Hello,
I am relatively new to OpenMC. I created a relatively complex reactor model using OpenMc. I defined my materials and made sure those were the materials i specified in all cells. However, when i run openmc i get this error message.
" Reading settings XML file…
Reading cross sections XML file…
Reading materials XML file…
Reading geometry XML file…
ERROR: Could not find material 86 specified on cell 17818
Abort(-1) on node 0 (rank 0 in comm 0): application called MPI_Abort(MPI_COMM_WORLD, -1) - process 0
this is a snippet from the code
import openmc
import numpy as np
import matplotlib.pyplot as plt
import matplotlib.image as mpimg
openmc.config.cross_sections = ‘/openmc/cross-sections/cross_sections.xml’
Define Materials
CR meat made of cadmium
cd = openmc.Material(name=‘control cadmium’)
cd.set_density(‘g/cm3’, 8.65)
cd.add_element(‘Cd’, 1.0)
ss304 CR clad, Reactivty adjuster rod clad
ss304 = openmc.Material(name=’ stainless steel ss304’)
ss304.set_density(‘g/cm3’, 7.8)
ss304.add_element(‘Fe’, 0.70845, ‘wo’)
ss304.add_element(‘Cr’, 0.1800, ‘wo’)
ss304.add_element(‘Ni’, 0.0800, ‘wo’)
ss304.add_element(‘Mn’, 0.0200, ‘wo’)
ss304.add_element(‘S’, 0.0100, ‘wo’)
ss304.add_element(‘C’, 0.0008, ‘wo’)
ss304.add_element(‘P’, 0.00045, ‘wo’)
ss304.add_element(‘Si’, 0.00030, ‘wo’)
Active Fuel Material
uo2 = openmc.Material(name=‘active fuel uo2’)
uo2.set_density(‘g/cm3’, 10.66)
uo2.add_nuclide(‘U235’, 0.114313381, ‘wo’)
uo2.add_nuclide(‘U238’, 0.761063318, ‘wo’)
uo2.add_nuclide(‘U234’, 0.001758667, ‘wo’)
uo2.add_nuclide(‘U236’, 0.002198334, ‘wo’)
uo2.add_element(‘O’, 0.11839, ‘wo’)
uo2.add_element(‘Al’, 0.000250000000, ‘wo’)
uo2.add_element(‘C’, 0.000100000000, ‘wo’)
uo2.add_element(‘Ca’, 0.000100000000, ‘wo’)
Instantiate a Materials collection and export to xml
materials_file = openmc.Materials([cd, uo2, ss304])
Export materials to XML
materials_file.export_to_xml()
#Geometry definitions
Define Cylindrical Surfaces with Boundary Conditions
fuel_outer_radius = openmc.ZCylinder(r=0.215, boundary_type=‘reflective’)
clad_outer_radius = openmc.ZCylinder(r=0.275, boundary_type=‘reflective’)
#defining planes
uo2_meat_max = openmc.ZPlane(z0=11.50, boundary_type=‘reflective’)
uo2_meat_min = openmc.ZPlane(z0=-11.50, boundary_type=‘reflective’)

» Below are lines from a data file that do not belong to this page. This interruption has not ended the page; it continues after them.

# m4tx/idencomp

Measured on NVIDIA B200. Metric: fastq_compress_decompress_GBps, higher is better.
Workload: dtype u32

## Files before the change

### idencomp_b200/csrc/idn_gpu.cu

```cuda
#include "../../include/idn_gpu.h"

#include <algorithm>
#include <cstdarg>
#include <cstdio>
#include <chrono>
#include <cstring>
#include <string>
#include <vector>

#include "idn_fastq.cuh"
#include "idn_native.cuh"

using namespace idn;

namespace {

struct DevBuf {
    void* p = nullptr;
    size_t cap = 0;
    cudaError_t ensure(size_t n) {
        if (n <= cap) return cudaSuccess;
        if (p) cudaFree(p);
        p = nullptr;
        cap = 0;
// ... 248 lines not shown
#endif
    for (int i = 0; i < kNumStaticPairs; i++) {
        bool same = true;
        for (int k = 0; k < 5; k++)
            same = same && ctx->slots[acid_slot].spec_tuple[k] == kStaticPairs[i][k] && ctx->slots[q_slot].spec_tuple[k] == kStaticPairs[i][5 + k];
        if (same) return i;
    }
    return -1;
}

extern "C" int32_t idn_gpu_kernel_variant(const idn_gpu_ctx* ctx, idn_model_t acid_model, idn_model_t q_model) {
    if (!ctx) return -1;
    for (idn_model_t h : {acid_model, q_model})
        if (h < 0 || (size_t)h >= ctx->slots.size() || !ctx->slots[h].used) return -1;
    if (ctx->slots[acid_model].dev.type != IDN_MODEL_ACID || ctx->slots[q_model].dev.type != IDN_MODEL_QSCORE) return -1;
    return static_pair_index(ctx, acid_model, q_model);
}
extern "C" int32_t idn_gpu_kernel_variant_count(void) { return kNumStaticPairs; }

static unsigned debug_smem() {
    static const unsigned v = [] { const char* e = getenv("IDN_DEBUG_SMEM"); return e ? (unsigned)atoi(e) : 0u; }();
    return v;
}
#define IDN_LAUNCH_UNIFORM(idx, KERNEL, grid, st, ...)                                         \
    switch (idx) {                                                                             \
        case 0: KERNEL<true, SP0><<<grid, 128, debug_smem(), st>>>(__VA_ARGS__); break;                   \
        case 1: KERNEL<true, SP1><<<grid, 128, debug_smem(), st>>>(__VA_ARGS__); break;                   \
        case 2: KERNEL<true, SP2><<<grid, 128, debug_smem(), st>>>(__VA_ARGS__); break;                   \
        case 3: KERNEL<true, SP3><<<grid, 128, debug_smem(), st>>>(__VA_ARGS__); break;                   \
        case 4: KERNEL<true, SP4><<<grid, 128, debug_smem(), st>>>(__VA_ARGS__); break;                   \
        case 5: KERNEL<true, SP5><<<grid, 128, debug_smem(), st>>>(__VA_ARGS__); break;                   \
        case 6: KERNEL<true, SP6><<<grid, 128, debug_smem(), st>>>(__VA_ARGS__); break;                   \
        case 7: KERNEL<true, SP7><<<grid, 128, debug_smem(), st>>>(__VA_ARGS__); break;                   \
        default: KERNEL<true, DynSpecs><<<grid, 128, debug_smem(), st>>>(__VA_ARGS__); break;             \
    }
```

zr4_clad_max = openmc.ZPlane(z0=12.40, boundary_type=‘reflective’)
zr4_clad_min = openmc.ZPlane(z0=-12.40, boundary_type=‘reflective’)

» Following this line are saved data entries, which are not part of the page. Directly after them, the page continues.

__device__ void segmented_class_scan(const QtArrays &A, int cur, int n, const QtNodes &N, const uint8_t *sel,
                                     unsigned short *rank, uint8_t *cls, unsigned short *tot,
                                     unsigned long long *carry_tail, uint8_t *carry_head) {
    const int tid = threadIdx.x;
    const int per = (n + kQtThreads - 1) / kQtThreads;
    const int i0 = min(n, tid * per), i1 = min(n, i0 + per);
    const unsigned short *perm = A.perm[cur], *owner = A.owner[cur];
    unsigned long long acc = 0;
    bool head = false;
    int prev_owner = (i0 > 0 && i0 < n) ? owner[i0 - 1] : -1;
    for (int i = i0; i < i1; ++i) {
        const int o = owner[i];
        if (o != prev_owner) {
            head = true;
            acc = 0;
        }
        prev_owner = o;
        int q = 0;
        if (sel[o]) q = classify(N.rect[o], A.cand[perm[i]]);
        cls[i] = (uint8_t)q;
        if (sel[o]) acc += 1ull << (16 * q);
    }
    carry_tail[tid] = acc;
    carry_head[tid] = head ? 1 : 0;
    __syncthreads();
    if (tid < 32) {
        constexpr int kPer = kQtThreads / 32;
        unsigned long long run = 0;
        bool hf = false;
        for (int t = tid * kPer; t < (tid + 1) * kPer; ++t) {
            const bool h = carry_head[t] != 0;
            run = h ? carry_tail[t] : run + carry_tail[t];
            hf = hf || h;
        }
        unsigned long long v = run;
        int f = hf ? 1 : 0;
#pragma unroll
        for (int o = 1; o < 32; o <<= 1) {
            const unsigned long long pv = __shfl_up_sync(0xffffffffu, v, o);
            const int pf = __shfl_up_sync(0xffffffffu, f, o);
            if (tid >= o) {
                if (!f) v += pv;
                f |= pf;
            }
        }
        unsigned long long carry = __shfl_up_sync(0xffffffffu, v, 1);
        if (tid == 0) carry = 0;
        run = carry;
        for (int t = tid * kPer; t < (tid + 1) * kPer; ++t) {
            const bool h = carry_head[t] != 0;
            const unsigned long long tail = carry_tail[t];
            carry_tail[t] = run;
            run = h ? tail : run + tail;
        }
    }
    __syncthreads();
    acc = carry_tail[tid];
    prev_owner = (i0 > 0 && i0 < n) ? owner[i0 - 1] : -1;
    for (int i = i0; i < i1; ++i) {
        const int o = owner[i];
        if (o != prev_owner) acc = 0;
        prev_owner = o;
        const int q = cls[i];
        if (sel[o]) {
            rank[i] = (unsigned short)((acc >> (16 * q)) & 0xffff);
            acc += 1ull << (16 * q);
        }
        const bool last = (i + 1 == n) || (owner[i + 1] != o);
        if (last && sel[o]) {
            tot[o * 4 + 0] = (unsigned short)(acc & 0xffff);
            tot[o * 4 + 1] = (unsigned short)((acc >> 16) & 0xffff);
            tot[o * 4 + 2] = (unsigned short)((acc >> 32) & 0xffff);
            tot[o * 4 + 3] = (unsigned short)((acc >> 48) & 0xffff);
        }
    }
    __syncthreads();
}

template <int NC>
struct QtSharedT {
    short4 rect[2][NC];
    unsigned short start[2][NC];
    unsigned short cnt[2][NC];
    uint8_t leaf[2][NC];
    uint8_t sel[NC];
    unsigned short tot[NC * 4];
    int newpos[NC];
    int scan[NC];
    unsigned short pool[2][NC];
    unsigned short pool_sorted[NC];
    unsigned long long carry_tail[kQtThreads];
    uint8_t carry_head[kQtThreads];
    int warp_tmp[17];
    int misc[8];
};

template <int NC>
__device__ int apply_division(QtSharedT<NC> &S, QtArrays &A, int &cur, int n_cand, int &cur_n, int len, int num_proc,
                              const unsigned short *proc_list ,
                              unsigned short *rank, uint8_t *cls, int *pool_len_out, int pool_dst) {
    const int tid = threadIdx.x;
    const int nxt_n = cur_n ^ 1;
    for (int k = tid; k < num_proc; k += kQtThreads) {
        const int p = proc_list[k];
        const unsigned short *t = S.tot + p * 4;
        S.scan[k] = (t[0] > 0) + (t[1] > 0) + (t[2] > 0) + (t[3] > 0);
    }
    __syncthreads();
    const int total_children = block_scan_array(S.scan, num_proc, S.warp_tmp);
    for (int p = tid; p < len; p += kQtThreads) S.newpos[p] = S.sel[p] ? 0 : 1;
    __syncthreads();
    {
    }
    const int kept = block_scan_array(S.newpos, len, S.warp_tmp);
    const int new_len = total_children + kept;
    for (int p = tid; p < len; p += kQtThreads) {
        if (!S.sel[p]) {
            const int pos = total_children + S.newpos[p];
            S.rect[nxt_n][pos] = S.rect[cur_n][p];
            S.start[nxt_n][pos] = S.start[cur_n][p];
            S.cnt[nxt_n][pos] = S.cnt[cur_n][p];
            S.leaf[nxt_n][pos] = S.leaf[cur_n][p];
            S.newpos[p] = pos;
        }
    }
    __syncthreads();
    for (int k = tid; k < num_proc; k += kQtThreads) {
        const int p = proc_list[k];
        const unsigned short *t = S.tot + p * 4;
        const int nch = (t[0] > 0) + (t[1] > 0) + (t[2] > 0) + (t[3] > 0);
        const int base = total_children - S.scan[k] - nch;
        const short4 r = S.rect[cur_n][p];
        int o = S.start[cur_n][p];
        int rnk = 0;
        for (int q = 0; q < 4; ++q) {
            if (t[q] == 0) continue;
            const int pos = base + (nch - 1 - rnk);
            S.rect[nxt_n][pos] = child_rect(r, q);
            S.start[nxt_n][pos] = (unsigned short)o;
            S.cnt[nxt_n][pos] = t[q];
            S.leaf[nxt_n][pos] = 0;
            o += t[q];
            ++rnk;
        }
        S.newpos[p] = base;
    }
    __syncthreads();
    {
        const unsigned short *perm = A.perm[cur], *owner = A.owner[cur];
        unsigned short *perm2 = A.perm[cur ^ 1], *owner2 = A.owner[cur ^ 1];
        for (int i = tid; i < n_cand; i += kQtThreads) {
            const int o = owner[i];
            if (S.sel[o]) {
                const unsigned short *t = S.tot + o * 4;
                const int q = cls[i];
                int off = 0, rnk = 0;
                for (int c = 0; c < q; ++c) {
                    off += t[c];
                    rnk += (t[c] > 0);
                }
                const int nch = (t[0] > 0) + (t[1] > 0) + (t[2] > 0) + (t[3] > 0);
                const int dst = S.start[cur_n][o] + off + rank[i];
                perm2[dst] = perm[i];
                owner2[dst] = (unsigned short)(S.newpos[o] + (nch - 1 - rnk));
            } else {
                perm2[i] = perm[i];
                owner2[i] = (unsigned short)S.newpos[o];
            }
        }
    }
    __syncthreads();
    for (int k = tid; k < num_proc; k += kQtThreads) {
        const unsigned short *t = S.tot + proc_list[k] * 4;
        S.scan[k] = (t[0] > 1) + (t[1] > 1) + (t[2] > 1) + (t[3] > 1);
    }
    __syncthreads();
    const int pool_len = block_scan_array(S.scan, num_proc, S.warp_tmp);
    for (int k = tid; k < num_proc; k += kQtThreads) {
        const int p = proc_list[k];
        const unsigned short *t = S.tot + p * 4;
        const int nch = (t[0] > 0) + (t[1] > 0) + (t[2] > 0) + (t[3] > 0);
        int w = S.scan[k], rnk = 0;
        for (int q = 0; q < 4; ++q) {
            if (t[q] == 0) continue;
            if (t[q] > 1) S.pool[pool_dst][w++] = (unsigned short)(S.newpos[p] + (nch - 1 - rnk));
            ++rnk;
        }
    }
    __syncthreads();
    *pool_len_out = pool_len;
    cur ^= 1;
    cur_n = nxt_n;
    return new_len;
}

Create a Universe to encapsulate the fuel rod
fuel_universe = openmc.Universe(name=‘uo2 fuel Universe’)
Create uO2 cell
uo2_cell = openmc.Cell(name=‘uo2’)
uo2_cell.fill = uo2
uo2_cell.region = -fuel_outer_radius & +uo2_meat_min & -uo2_meat_max
fuel_universe.add_cell(uo2_cell)
Please what could be the problem. Please note that this is not the complete code. It is quite long.